Kilowatt Money: Another Zombie Fiat Money Scheme
by
Gary North
GaryNorth.com
Recently
by Gary North: The
No-Name European Committee That Made the $13 Billion Guarantee to
Cypriot Banks
The conservative
movement had always been filled with monetary cranks. This has been
true for well over a century.
These cranks
have never read a book on economics. They have never taken a class
in economics. They have zero practical experience in finance.
They come before
the conservative public and present crackpot schemes of monetary
inflation, all in the name of conservatism.
Their victims
are equally unread, equally unskilled amateurs who think, "Gee,
that sounds great! Let's do it."
Let's do what?
These cranks never have a plan to get from here to there: the Promised
Land. They are like Moses with no escape route into the Promised
Land by way of the wilderness. They want to wave a magic wand and
get True Money (always capitalized).
These crackpot
schemes all partake of the same flaw. They want a government-appointed
committee of unelected experts to set up the money and banking system
at a zero interest rate. Usually, they want a central bank run
by engineers and government statisticians. But all of these schemes
rely on government statisticians. All of them reject a gold coin
standard where owners of private property gold coins and
bank accounts are in charge.
These crackpot
schemes begin with this presupposition, which is never admitted
by any of the designers: "We do not trust private property and the
free market. We trust only government experts." Their zombie followers
line up. "Yes, yes, we too believe only in government-employed experts.

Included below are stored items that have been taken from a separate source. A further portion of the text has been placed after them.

## Files before the change

### gpu-accelerated-point-cloud-registration-using-hierarchical-gmm_amd/csrc/flat_fused_body.h

```cpp
    constexpr int K = NSLOT;
    constexpr int KP = K / 2;
    constexpr bool ODD = (K & 1) != 0;
    const int lane = lane_id();
    f2 mu0[KP + 1], mu1[KP + 1], mu2[KP + 1], g0[KP + 1], g1[KP + 1], g2[KP + 1], cc[KP + 1];
    f2 s0[KP + 1], a0[KP + 1], a1[KP + 1], a2[KP + 1], b0[KP + 1], b1[KP + 1], b2[KP + 1];
    float mu0s = 0.f, mu1s = 0.f, mu2s = 0.f, g0s = 0.f, g1s = 0.f, g2s = 0.f, cs = NEG_INF;
    float s0s = 0.f, a0s = 0.f, a1s = 0.f, a2s = 0.f, b0s = 0.f, b1s = 0.f, b2s = 0.f;
#pragma unroll
    for (int p = 0; p < KP; ++p) {
        const int ja = (2 * p) * 64 + lane, jb = (2 * p + 1) * 64 + lane;
        mu0[p] = f2{pack[(PK_MU + 0) * Jpad + ja], pack[(PK_MU + 0) * Jpad + jb]};
        mu1[p] = f2{pack[(PK_MU + 1) * Jpad + ja], pack[(PK_MU + 1) * Jpad + jb]};
        mu2[p] = f2{pack[(PK_MU + 2) * Jpad + ja], pack[(PK_MU + 2) * Jpad + jb]};
        g0[p] = f2{pack[(PK_G + 0) * Jpad + ja], pack[(PK_G + 0) * Jpad + jb]};
        g1[p] = f2{pack[(PK_G + 1) * Jpad + ja], pack[(PK_G + 1) * Jpad + jb]};
        g2[p] = f2{pack[(PK_G + 2) * Jpad + ja], pack[(PK_G + 2) * Jpad + jb]};
        cc[p] = f2{pack[PK_C * Jpad + ja], pack[PK_C * Jpad + jb]};
        s0[p] = a0[p] = a1[p] = a2[p] = b0[p] = b1[p] = b2[p] = f2{0.f, 0.f};
    }
    if (ODD) {
        const int j = (K - 1) * 64 + lane;
        mu0s = pack[(PK_MU + 0) * Jpad + j]; mu1s = pack[(PK_MU + 1) * Jpad + j]; mu2s = pack[(PK_MU + 2) * Jpad + j];
        g0s = pack[(PK_G + 0) * Jpad + j]; g1s = pack[(PK_G + 1) * Jpad + j]; g2s = pack[(PK_G + 2) * Jpad + j];
        cs = pack[PK_C * Jpad + j];
    }

    float m0 = cs;
#pragma unroll
    for (int p = 0; p < KP; ++p) m0 = fmaxf(m0, fmaxf(cc[p].x, cc[p].y));
    m0 = wave_max_dpp(m0);
    const bool small_shift = allow_const_shift && m0 <= CS_MAX_SHIFT && m0 >= -64.0f;

    int64_t r0;
    int nrows;
    FLAT_FUSED_ROW_RANGE(n, r0, nrows);
    const float* const xw = X + 3 * r0;
    double lsum = 0.0;
    float o0 = 0.f, o1 = 0.f, o2 = 0.f, ow = 0.f;
#pragma unroll
    for (int p = 0; p < KP; ++p) {
        const float wa = pack[PK_W * Jpad + (2 * p) * 64 + lane], wb = pack[PK_W * Jpad + (2 * p + 1) * 64 + lane];
        o0 = fmaf(wa, mu0[p].x, fmaf(wb, mu0[p].y, o0));
        o1 = fmaf(wa, mu1[p].x, fmaf(wb, mu1[p].y, o1));
        o2 = fmaf(wa, mu2[p].x, fmaf(wb, mu2[p].y, o2));
        ow += wa + wb;
    }
    if (ODD) {
        const float ws = pack[PK_W * Jpad + (K - 1) * 64 + lane];
        o0 = fmaf(ws, mu0s, o0); o1 = fmaf(ws, mu1s, o1); o2 = fmaf(ws, mu2s, o2);
        ow += ws;
    }
    {
        ow = wave_sum_dpp(ow);
        const float inv_w = ow > 0.f ? 1.0f / ow : 0.f;
        o0 = wave_sum_dpp(o0) * inv_w; o1 = wave_sum_dpp(o1) * inv_w; o2 = wave_sum_dpp(o2) * inv_w;
        if (!(fabsf(o0) < 3.0e38f)) o0 = 0.f;
        if (!(fabsf(o1) < 3.0e38f)) o1 = 0.f;
        if (!(fabsf(o2) < 3.0e38f)) o2 = 0.f;
    }
    auto rows = [&](auto cs_tag) {
    constexpr bool CS = decltype(cs_tag)::value;
    if (CS) {
        const f2 M0 = f2{m0, m0};
#pragma unroll
        for (int p = 0; p < KP; ++p) cc[p] = cc[p] - M0;
        cs -= m0;
    }
    const float eps_scale = __builtin_amdgcn_exp2f(-m0);
    float eps_v = FLAT_EPS;
    asm volatile("" : "+v"(eps_v));
    float lacc = 0.f;
    float x0 = 0.f, x1 = 0.f, x2 = 0.f;
    float sw = 1.f;
    double swsum = 0.0;
    if (nrows > 0) { x0 = xw[0]; x1 = xw[1]; x2 = xw[2]; if (WEIGHTED) sw = SW[r0]; }
    for (int row = 0; row < nrows; ++row) {
        const int nrow = (row + 1 < nrows) ? row + 1 : row;
        const float* xn = xw + 3 * (int64_t)nrow;
        const float nx0 = xn[0], nx1 = xn[1], nx2 = xn[2];
        float nsw = 1.f;
        if constexpr (WEIGHTED) nsw = SW[r0 + nrow];
        if (!WEIGHTED || !weight_is_zero(sw)) {
            const f2 X0 = f2{x0, x0}, X1 = f2{x1, x1}, X2 = f2{x2, x2};
            const float xo0 = x0 - o0, xo1 = x1 - o1, xo2 = x2 - o2;
            const f2 XO0 = f2{xo0, xo0}, XO1 = f2{xo1, xo1}, XO2 = f2{xo2, xo2};

            f2 wl[KP + 1];
            f2 q0[KP + 1], q1[KP + 1], q2[KP + 1];
            float q0s = 0.f, q1s = 0.f, q2s = 0.f;
            float wls = NEG_INF;
            float m = NEG_INF;
            f2 sacc = f2{0.f, 0.f};
#pragma unroll
            for (int p = 0; p < KP; ++p) {
                const f2 d0 = X0 - mu0[p], d1 = X1 - mu1[p], d2 = X2 - mu2[p];
                q0[p] = d0 * d0; q1[p] = d1 * d1; q2[p] = d2 * d2;
                f2 a = cc[p] - g0[p] * q0[p];
                a = a - g1[p] * q1[p];
                a = a - g2[p] * q2[p];
                if (CS) {
                    wl[p] = f2{__builtin_amdgcn_exp2f(a.x), __builtin_amdgcn_exp2f(a.y)};
                    sacc = p == 0 ? wl[p] : sacc + wl[p];
                } else {
                    wl[p] = a;
                    m = fmaxf(m, fmaxf(a.x, a.y));
                }
            }
            if (ODD) {
                const float d0 = x0 - mu0s, d1 = x1 - mu1s, d2 = x2 - mu2s;
                q0s = d0 * d0; q1s = d1 * d1; q2s = d2 * d2;
                float a = fmaf(-g0s, q0s, cs);
                a = fmaf(-g1s, q1s, a);
                a = fmaf(-g2s, q2s, a);
                wls = CS ? __builtin_amdgcn_exp2f(a) : a;
                m = fmaxf(m, a);
            }
            if (CS) {
                m = m0;
            } else {
                m = wave_max_dpp(m);
                if (m == NEG_INF) m = 0.f;
                const f2 M = f2{m, m};
#pragma unroll
                for (int p = 0; p < KP; ++p) {
                    const f2 t = wl[p] - M;
                    wl[p] = f2{__builtin_amdgcn_exp2f(t.x), __builtin_amdgcn_exp2f(t.y)};
                    sacc = p == 0 ? wl[p] : sacc + wl[p];
                }
                if (ODD) wls = __builtin_amdgcn_exp2f(wls - m);
            }
            float s = sacc.x + sacc.y;
            if (ODD) s += wls;
            s = wave_sum_dpp(s);
            float inv_den;
            if (CS) {
                const float den = fmaf(eps_v, eps_scale, s);
                inv_den = __builtin_amdgcn_rcpf(den);
                if constexpr (WEIGHTED) lacc = fmaf(sw, __builtin_amdgcn_logf(den), lacc);
                else lacc += __builtin_amdgcn_logf(den);
                if constexpr (!WEIGHTED) {
                    if ((row & 7) == 7) {
                        asm volatile("" ::: "memory");
                        lsum += (double)lacc;
                        lacc = 0.f;
                    }
                }
            } else {
                const float lpn2 = lpn2_from(m, s, inv_den);
                if constexpr (WEIGHTED) lsum += (double)sw * (double)(lpn2 * LN2);
                else lsum += (double)(lpn2 * LN2);
            }
            if constexpr (WEIGHTED) inv_den *= sw;
            const f2 INV = f2{inv_den, inv_den};
#pragma unroll
            for (int p = 0; p < KP; ++p) {
                const f2 rr = wl[p] * INV;
                s0[p] += rr;
                a0[p] += rr * XO0; a1[p] += rr * XO1; a2[p] += rr * XO2;
                b0[p] += rr * q0[p]; b1[p] += rr * q1[p]; b2[p] += rr * q2[p];
            }
            if (ODD) {
                const float rr = wls * inv_den;
                s0s += rr;
                a0s = fmaf(rr, xo0, a0s); a1s = fmaf(rr, xo1, a1s); a2s = fmaf(rr, xo2, a2s);
                b0s = fmaf(rr, q0s, b0s); b1s = fmaf(rr, q1s, b1s); b2s = fmaf(rr, q2s, b2s);
            }
        }
        if constexpr (WEIGHTED) {
            if (CS && (row & 7) == 7) {
                asm volatile("" ::: "memory");
                lsum += (double)lacc;
                lacc = 0.f;
            }
        }
        x0 = nx0; x1 = nx1; x2 = nx2;
        if constexpr (WEIGHTED) sw = nsw;
    }
    if constexpr (WEIGHTED) {
        if (CS) {
            for (int64_t i = r0 + lane; i < r0 + nrows; i += 64) swsum += (double)SW[i];
            swsum = wave_sum_f64(swsum);
        }
    }
    if (CS) lsum = (lsum + (double)lacc + (WEIGHTED ? swsum : (double)nrows) * (double)m0) * (double)LN2;
    };
    if (small_shift) rows(std::true_type{});
    else rows(std::false_type{});
    {
        const f2 O0 = f2{o0, o0}, O1 = f2{o1, o1}, O2 = f2{o2, o2};
#pragma unroll
        for (int p = 0; p < KP; ++p) {
            a0[p] -= (mu0[p] - O0) * s0[p]; a1[p] -= (mu1[p] - O1) * s0[p]; a2[p] -= (mu2[p] - O2) * s0[p];
        }
        if (ODD) {
            a0s = fmaf(-(mu0s - o0), s0s, a0s); a1s = fmaf(-(mu1s - o1), s0s, a1s); a2s = fmaf(-(mu2s - o2), s0s, a2s);
        }
    }

    constexpr int ST = NSLOT * 64, STP = ST + 8, CP = FLAT_NSTAT * STP;
    __shared__ float sh[3 * CP];
    __shared__ double shl[WAVES_PER_BLOCK];
    const int w = wave_in_block();
    if (lane == 0) shl[w] = lsum;
    auto put = [&](float* base, int k, bool first, float v0, float v1, float v2, float v3, float v4, float v5, float v6) {
        float* q = base + k * 64 + lane;
        if (first) { q[0 * STP] = v0; q[1 * STP] = v1; q[2 * STP] = v2; q[3 * STP] = v3; q[4 * STP] = v4; q[5 * STP] = v5; q[6 * STP] = v6; }
        else { q[0 * STP] += v0; q[1 * STP] += v1; q[2 * STP] += v2; q[3 * STP] += v3; q[4 * STP] += v4; q[5 * STP] += v5; q[6 * STP] += v6; }
    };
    auto put_all = [&](float* base, bool first) {
#pragma unroll
        for (int p = 0; p < KP; ++p) {
            put(base, 2 * p, first, s0[p].x, a0[p].x, a1[p].x, a2[p].x, b0[p].x, b1[p].x, b2[p].x);
            put(base, 2 * p + 1, first, s0[p].y, a0[p].y, a1[p].y, a2[p].y, b0[p].y, b1[p].y, b2[p].y);
        }
        if (ODD) put(base, K - 1, first, s0s, a0s, a1s, a2s, b0s, b1s, b2s);
    };
    if (w != 1) put_all(sh + (w == 0 ? 0 : w - 1) * CP, true);
    __syncthreads();
    if (w == 1) put_all(sh, false);
    __syncthreads();
    auto total = [&](int i) { return (sh[i] + sh[CP + i]) + sh[2 * CP + i]; };
    if (comp_major) {
        float* outp = partials + (size_t)FLAT_FUSED_BLOCK * FLAT_CM_STRIDE * Jpad;
        for (int idx = threadIdx.x; idx < FLAT_CM_STRIDE * ST; idx += BLOCK) {
            const int j = idx / FLAT_CM_STRIDE, st = idx % FLAT_CM_STRIDE;
            outp[idx] = st < FLAT_NSTAT ? total(st * STP + j) : 0.f;
        }
    } else {
        float* outp = partials + (size_t)FLAT_FUSED_BLOCK * FLAT_NSTAT * Jpad;
        for (int idx = threadIdx.x; idx < FLAT_NSTAT * ST; idx += BLOCK) {
            const int st = idx / ST, j = idx % ST;
            outp[st * Jpad + j] = total(st * STP + j);
        }
    }
    if (threadIdx.x == 0) {
        double t = 0.0;
        for (int i = 0; i < WAVES_PER_BLOCK; ++i) t += shl[i];
        lpn_partials[FLAT_FUSED_BLOCK] = t;
    }
```
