class Binner:

    def __init__(self, k: int = 31, m: int = 4, cutoff: int = 1, device: int = 0, pipeline: int | None = None):
        self.lib = load_library()
        self.cfg = Config(k, m, cutoff, device)
        h = C.c_void_p()
        rc = self.lib.gbin_create(C.byref(self.cfg), C.byref(h))
        if rc != GBIN_OK:
            raise GbinError(rc, self.lib.gbin_strerror(rc).decode())
        self.h = h
        self.k, self.m, self.cutoff, self.device = k, m, cutoff, device
        if pipeline is not None:
            self.set_pipeline(pipeline)

    def close(self):
        if getattr(self, "h", None):
            self.lib.gbin_destroy(self.h)
            self.h = None

    def __del__(self):
        try:
            self.close()
        except Exception:
            pass

    def _check(self, rc):
        if rc != GBIN_OK:
            raise GbinError(rc, f"{self.lib.gbin_strerror(rc).decode()}: {self.lib.gbin_last_error(self.h).decode()}")

    @property
    def record_bytes(self) -> int:
        return int(self.lib.gbin_record_bytes(self.h))

    def timings(self) -> dict:
        t = Timings()
        self.lib.gbin_get_timings(self.h, C.byref(t))
        return t.as_dict()

    def set_pipeline(self, pipeline: int):
        self._check(self.lib.gbin_set_pipeline(self.h, pipeline))

    def table_digest(self, table: CTable, stream=None) -> int:
        d = C.c_uint64()
        self._check(self.lib.gbin_table_digest(self.h, C.byref(table), stream, C.byref(d)))
        return int(d.value)

    def expand_read_ids_device(self, dev_table: CTable, stream=None) -> CExpanded:
        x = CExpanded()
        self._check(self.lib.gbin_expand_read_ids_device(self.h, C.byref(dev_table), stream, C.byref(x)))
        return x

    def expanded_to_host(self, dev: CExpanded) -> CExpanded:
        h = CExpanded()
        self._check(self.lib.gbin_expanded_to_host(self.h, C.byref(dev), C.byref(h)))
        return h

    def donate_scratch(self, d_buf, nbytes: int):
        self._check(self.lib.gbin_donate_scratch(self.h, _ptr(d_buf), int(nbytes)))

    def set_tuning(self, name: str, value: int):
        self._check(self.lib.gbin_set_tuning(self.h, name.encode(), int(value)))

    def pipeline_info(self) -> dict:
        a, b, c = C.c_int(), C.c_int(), C.c_uint32()
        self._check(self.lib.gbin_get_pipeline_info(self.h, C.byref(a), C.byref(b), C.byref(c)))
        return {"configured": a.value, "last_used": b.value, "fallbacks": c.value}

    def run_stats(self) -> dict:
        a = (C.c_uint64 * 6)()
        self._check(self.lib.gbin_get_run_stats(self.h, C.byref(a)))
        return {"n_super_kmers": int(a[0]), "n_mmer_runs": int(a[1]), "n_units": int(a[2]), "n_lsd_kmers": int(a[3]),
                "key_nc": int(a[4]) & 0xffffffff, "key_h": int(a[4]) >> 32, "n_passes": int(a[5]) & 0xffffffff}

    def set_kernel_profiling(self, enable: bool):
        self._check(self.lib.gbin_set_kernel_profiling(self.h, int(enable)))

    def kernel_profile(self) -> dict:
        p = KernelProfile()
        self._check(self.lib.gbin_get_kernel_profile(self.h, C.byref(p)))
        out = {}
        for i in range(12):
            name = self.lib.gbin_kernel_kind_name(i).decode()
            if name:
                out[name] = {"ms": float(p.ms[i]), "launches": int(p.launches[i])}
        return out

    @staticmethod
    def _reads(data, data_bytes, n_reads, stride=0, read_len=0, starts=None, lens=None, read_ids=None, id_base=0, max_read_len=0):
        return CReads(_ptr(data), data_bytes, n_reads, stride, read_len, id_base, _ptr(starts), _ptr(lens), _ptr(read_ids),
                      max_read_len, 0)

    def bin_host_raw(self, reads: CReads) -> CTable:
        t = CTable()
        self._check(self.lib.gbin_bin_reads_host(self.h, C.byref(reads), C.byref(t)))
        return t

    def bin_host(self, data, n_reads, *, stride=0, read_len=0, starts=None, lens=None, read_ids=None, id_base=0) -> HostTable:
        if isinstance(data, (bytes, bytearray)):
            data = np.frombuffer(data, dtype=np.uint8)
        data = np.ascontiguousarray(data, dtype=np.uint8)
        keep = [data]
        if starts is not None:
            starts = np.ascontiguousarray(starts, dtype=np.uint64)
            lens = np.ascontiguousarray(lens, dtype=np.uint32)
            keep += [starts, lens]
        if read_ids is not None:
            read_ids = np.ascontiguousarray(read_ids, dtype=np.int32)
            keep.append(read_ids)
        rd = self._reads(data, data.size, n_reads, stride, read_len, starts, lens, read_ids, id_base)
        return host_table_from_c(self.bin_host_raw(rd))

    def bin_device_raw(self, reads: CReads, stream: int | None = None) -> CTable:
        t = CTable()
        self._check(self.lib.gbin_bin_reads_device(self.h, C.byref(reads), stream, C.byref(t)))
        return t

    def table_to_host(self, dev: CTable) -> HostTable:
        h = CTable()
        self._check(self.lib.gbin_table_to_host(self.h, C.byref(dev), C.byref(h)))
        try:
            return host_table_from_c(h)
        finally:
            self.lib.gbin_table_free(C.byref(h))

    def table_to_pinned_raw(self, dev: CTable, stream=None) -> CTable:
        h = CTable()
        self._check(self.lib.gbin_table_to_pinned(self.h, C.byref(dev), stream, C.byref(h)))
        return h

    def split_reads_device(self, d_data, data_bytes: int, read_length_define: int, stream=None) -> CReads:
        rd = CReads()
        self._check(self.lib.gbin_split_reads_device(self.h, _ptr(d_data), data_bytes, read_length_define, stream, C.byref(rd)))
        return rd

    def device_array(self, dev_ptr, n: int, dtype) -> np.ndarray:
        out = np.zeros(n, dtype=dtype)
        if n:
            self._check(self.lib.gbin_copy_to_host(self.h, out.ctypes.data, int(dev_ptr), out.nbytes))
        return out

    def bin_file_host(self, path: str, read_length_define: int) -> HostTable:
        t = CTable()
        self._check(self.lib.gbin_bin_file_host(self.h, path.encode(), read_length_define, C.byref(t)))
        return host_table_from_c(t)

    def count_instances_device(self, reads: CReads, stream=None) -> int:
        n = C.c_uint64()
        self._check(self.lib.gbin_count_instances_device(self.h, C.byref(reads), stream, C.byref(n)))
        return int(n.value)

    def scan_device(self, reads: CReads, arrival_base: int, d_records, capacity: int, stream=None) -> int:
        n = C.c_uint64()
        self._check(self.lib.gbin_scan_reads_device(self.h, C.byref(reads), arrival_base, _ptr(d_records), capacity, stream, C.byref(n)))
        return int(n.value)

    def partition_device(self, d_records, n: int, n_parts: int, d_out, stream=None) -> list[int]:
        counts = (C.c_uint64 * n_parts)()
        self._check(self.lib.gbin_partition_records_device(self.h, _ptr(d_records), n, n_parts, _ptr(d_out), stream, counts))
        return [int(c) for c in counts]

    @property
    def skr_record_bytes(self) -> int:
        return int(self.lib.gbin_skr_record_bytes(self.h))

    def scan_skr_device(self, reads: CReads, arrival_base: int, d_skr, capacity: int, stream=None):
        n, ni = C.c_uint64(), C.c_uint64()
        self._check(self.lib.gbin_scan_skr_device(self.h, C.byref(reads), arrival_base, _ptr(d_skr), capacity, stream, C.byref(n), C.byref(ni)))
        return int(n.value), int(ni.value)

    def partition_skr_device(self, d_skr, n: int, n_parts: int, d_out, stream=None) -> list[int]:
        counts = (C.c_uint64 * n_parts)()
        self._check(self.lib.gbin_partition_skr_device(self.h, _ptr(d_skr), n, n_parts, _ptr(d_out), stream, counts))
        return [int(c) for c in counts]

    def group_skr_device(self, d_skr, n_skr: int, d_ids_by_arrival=None, id_base: int = 0, stream=None) -> CTable:
        t = CTable()
        fb = C.c_int()
        self._check(self.lib.gbin_group_skr_device(self.h, _ptr(d_skr), n_skr, _ptr(d_ids_by_arrival), id_base, stream, C.byref(t), C.byref(fb)))
        return t

    XCHG_HANDLE_BYTES = 192

    def xchg_create(self, rank: int, world: int, capacity_records: int) -> bytes:
        buf = C.create_string_buffer(self.XCHG_HANDLE_BYTES)
        self._check(self.lib.gbin_xchg_create(self.h, rank, world, capacity_records, buf))
        return buf.raw

    def xchg_attach(self, all_handles: bytes):
        self._check(self.lib.gbin_xchg_attach(self.h, C.c_char_p(all_handles)))

    def xchg_exchange_skr(self, d_skr, n: int, world: int, stream=None):
        recv, n_in = C.c_void_p(), C.c_uint64()
        sent = (C.c_uint64 * 16)()
        self._check(self.lib.gbin_xchg_exchange_skr(self.h, _ptr(d_skr), n, stream, C.byref(recv), C.byref(n_in), sent))
        return int(recv.value or 0), int(n_in.value), [int(sent[i]) for i in range(world)]

    def xchg_detach(self):
        self.lib.gbin_xchg_detach(self.h)

    def xchg_destroy(self):
        self.lib.gbin_xchg_destroy(self.h)

    def group_device(self, d_records, n: int, d_ids_by_arrival=None, id_base: int = 0, stream=None) -> CTable:
        t = CTable()
        self._check(self.lib.gbin_group_records_device(self.h, _ptr(d_records), n, _ptr(d_ids_by_arrival), id_base, stream, C.byref(t)))
        return t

This is because we are conservatives." Then out into they night
they march, looking for other conservatives with brains to eat.
They find them. They always find them.
The bank reformers
have no political support for their schemes. But they spend time
describing the wonders of their system. They call on people to get
behind it. Except for a few crackpot schemes, such as Social Credit
or Greenbackism, no one ever joins the political movement. There
is no political movement. There are only mindless zombies.
ELECTRICITY
AS CURRENCY
Here is a recent
example: "Electricity As Currency? 10 Reasons It Could Work." This
was subtitled: "Energy-backed currency concept"
It began with
a deliberate deception.
Remember
the good old days when gasoline only cost $1.50/gallon way back
in the ancient times of 2000? Why does it cost more than double
that today ($3.71)? A gallon of gas is still a gallon of gas, so
it seems obvious that the dollar has lost value.
If you are
going to prove currency depreciation by an appeal to statistics,
use the Consumer Price Index or the Median CPI. The CPI is most
common. Using the Inflation Calculator on the site of the Bureau
of Labor Statistics, we learn that consumer prices since 2000 have
risen by 35%. That is 2.3% per year. This is bad, but it is not
anything like mass inflation.
The anonymous
writer goes on:
This
rapid devaluation of the U.S. dollar makes it an unstable medium
of exchange and certainly not a good store of value two aspects
considered to be the main functions of money. This has led many
to examine the flaws of the current monetary system and search for
possible alternatives.
This is not
rapid devaluation. This is steady-as-you-go monetary depreciation.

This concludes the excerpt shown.